Item 12. | Disclosure of Securities Lending Activities for Closed-End Management Investment Companies. |
Not applicable
Item 13. | Exhibits. |
File the exhibits listed below as part of this Form. Letter or number the exhibits in the sequence indicated.
(a)(1) Any code of ethics, or amendment thereto, that is the subject of the disclosure required by Item 2, to the extent that the registrant intends to satisfy the Item 2 requirements through filing of an exhibit: Attached hereto
(a)(2) A separate certification for each principal executive officer and principal financial officer of the registrant as required by Rule 30a-2(a) under the Act (17 CFR 270.30a-2(a)): Attached hereto
(a)(3) Any written solicitation to purchase securities under Rule 23c-1 under the Act (17 CFR 270.23c-1) sent or given during the period covered by the report by or on behalf of the registrant to 10 or more persons: Not applicable
(a)(4) Change in the registrant’s independent public accountants: Not applicable
(b) Certifications required by Rule 30a-2(b) under the Act (17 CFR 270.30a-2(b)): Attached hereto
Exhibit 99.CODE ETH Code of Ethics
Exhibit 99.CERT Certifications required by Rule 30a-2(a) under the Act
Exhibit 99.906CERT Certifications required by Rule 30a-2(b) under the Act
SIGNATURES
Pursuant to the requirements of the Securities Exchange Act of 1934 and the Investment Company Act of 1940, the registrant has duly caused this report to be signed on its behalf by the undersigned, thereunto duly authorized.

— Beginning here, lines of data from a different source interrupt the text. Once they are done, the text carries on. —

#define STAGE_A(buf, k0)                                                      \
  do {                                                                        \
    if (TRA)                                                                  \
      stage_tile_tr<BM, NWAVES>(A, lda, row0, M, k0, K, As[buf], wid, lane);  \
    else {                                                                    \
      constexpr int RPS = 512 / KSTEP;                                        \
      constexpr int LPR = KSTEP / 8;                                          \
      for (int seg = wid; seg < BM / RPS; seg += NWAVES) {                    \
        const int rt = seg * RPS + lane / LPR;                                \
        int grow = row0 + rt;                                                 \
        grow = grow < M ? grow : M - 1;                                       \
        const bf16_t* gp = A + (int64_t)grow * lda + k0 + (lane % LPR) * 8;   \
        bf16_t* lp = As[buf] + seg * RPS * KSTEP;                             \
        __builtin_amdgcn_global_load_lds(                                     \
            (const __attribute__((address_space(1))) void*)gp,                \
            (__attribute__((address_space(3))) void*)lp, 16, 0, 0);           \
      }                                                                       \
    }                                                                         \
  } while (0)
#define STAGE_B(buf, k0)                                                      \
  do {                                                                        \
    if (TRB)                                                                  \
      stage_tile_tr<BN, NWAVES>(B, ldb, col0, N, k0, K, Bs[buf], wid, lane);  \
    else {                                                                    \
      constexpr int RPS = 512 / KSTEP;                                        \
      constexpr int LPR = KSTEP / 8;                                          \
      for (int seg = wid; seg < BN / RPS; seg += NWAVES) {                    \
        const int rt = seg * RPS + lane / LPR;                                \
        int grow = col0 + rt;                                                 \
        grow = grow < N ? grow : N - 1;                                       \
        const bf16_t* gp = B + (int64_t)grow * ldb + k0 + (lane % LPR) * 8;   \
        bf16_t* lp = Bs[buf] + seg * RPS * KSTEP;                             \
        __builtin_amdgcn_global_load_lds(                                     \
            (const __attribute__((address_space(1))) void*)gp,                \
            (__attribute__((address_space(3))) void*)lp, 16, 0, 0);           \
      }                                                                       \
    }                                                                         \
  } while (0)

  STAGE_A(0, 0);
  STAGE_B(0, 0);
  int buf = 0;
  for (int kt = 0; kt < ktiles; ++kt) {
    asm volatile("s_waitcnt vmcnt(0)" ::: "memory");
    __syncthreads();
    if (kt + 1 < ktiles) {
      STAGE_A(buf ^ 1, (kt + 1) * KSTEP);
      STAGE_B(buf ^ 1, (kt + 1) * KSTEP);
    }
    frag_ab a[FM], b[FN];
    const int kofs = (lane >> 4) * 8;
#pragma unroll
    for (int f = 0; f < FM; ++f) {
      if (TRA) {
        a[f] = frag_from_tr(As[buf], wm * FM + f, lane);
      } else {
        const int arow = wm * (FM * 16) + (lane & 15);
        a[f] = *(const frag_ab*)&As[buf][(arow + f * 16) * KSTEP + kofs];
      }
    }
#pragma unroll
    for (int f = 0; f < FN; ++f) {
      if (TRB) {
        b[f] = frag_from_tr(Bs[buf], wn * FN + f, lane);
      } else {
        const int brow = wn * (FN * 16) + (lane & 15);
        b[f] = *(const frag_ab*)&Bs[buf][(brow + f * 16) * KSTEP + kofs];
      }
    }
    if (TRA || TRB) {
      asm volatile("s_waitcnt lgkmcnt(0)" ::: "memory");
      __builtin_amdgcn_sched_barrier(0);
    }
#pragma unroll
    for (int i = 0; i < FM; ++i)
#pragma unroll
      for (int j = 0; j < FN; ++j)
        acc[i][j] = __builtin_amdgcn_mfma_f32_16x16x32_bf16(a[i], b[j],
                                                            acc[i][j], 0, 0,
                                                            0);
    buf ^= 1;
  }

  const int c_col_in_frag = lane & 15;
  const int c_row_base = (lane >> 4) * 4;
#pragma unroll
  for (int i = 0; i < FM; ++i) {
#pragma unroll
    for (int j = 0; j < FN; ++j) {
      const int col = col0 + wn * (FN * 16) + j * 16 + c_col_in_frag;
      if (col >= N) continue;
      const float bv = bias ? bias[col] : 0.f;
#pragma unroll
      for (int rr = 0; rr < 4; ++rr) {
        const int row = row0 + wm * (FM * 16) + i * 16 + c_row_base + rr;
        if (row >= M) continue;
        float v = acc[i][j][rr] + bv;
        if (act == 1) v = v > 0.f ? v : 0.f;
        bf16_t* cp = &C[(int64_t)row * ldc + col];
        if (act == 2) v += bf2f(*cp);
        *cp = f2bf(v);
      }
    }
  }
#undef STAGE_A
#undef STAGE_B
}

(Registrant) | CM Advisors Family of Funds | ||
By (Signature and Title)* | /s/ James D. Brilliant | ||
James D. Brilliant, Chairman and President | |||
Date | May 5, 2022 | ||
Pursuant to the requirements of the Securities Exchange Act of 1934 and the Investment Company Act of 1940, this report has been signed below by the following persons on behalf of the registrant and in the capacities and on the dates indicated. | |||
By (Signature and Title)* | /s/ James D. Brilliant | ||
James D. Brilliant, Chairman and President | |||
Date | May 5, 2022 | ||
By (Signature and Title)* | /s/ Scott Van Den Berg | ||
Scott Van Den Berg, Treasurer and Principal Accounting Officer | |||
Date | May 5, 2022 |
* Print the name and title of each signing officer under his or her signature.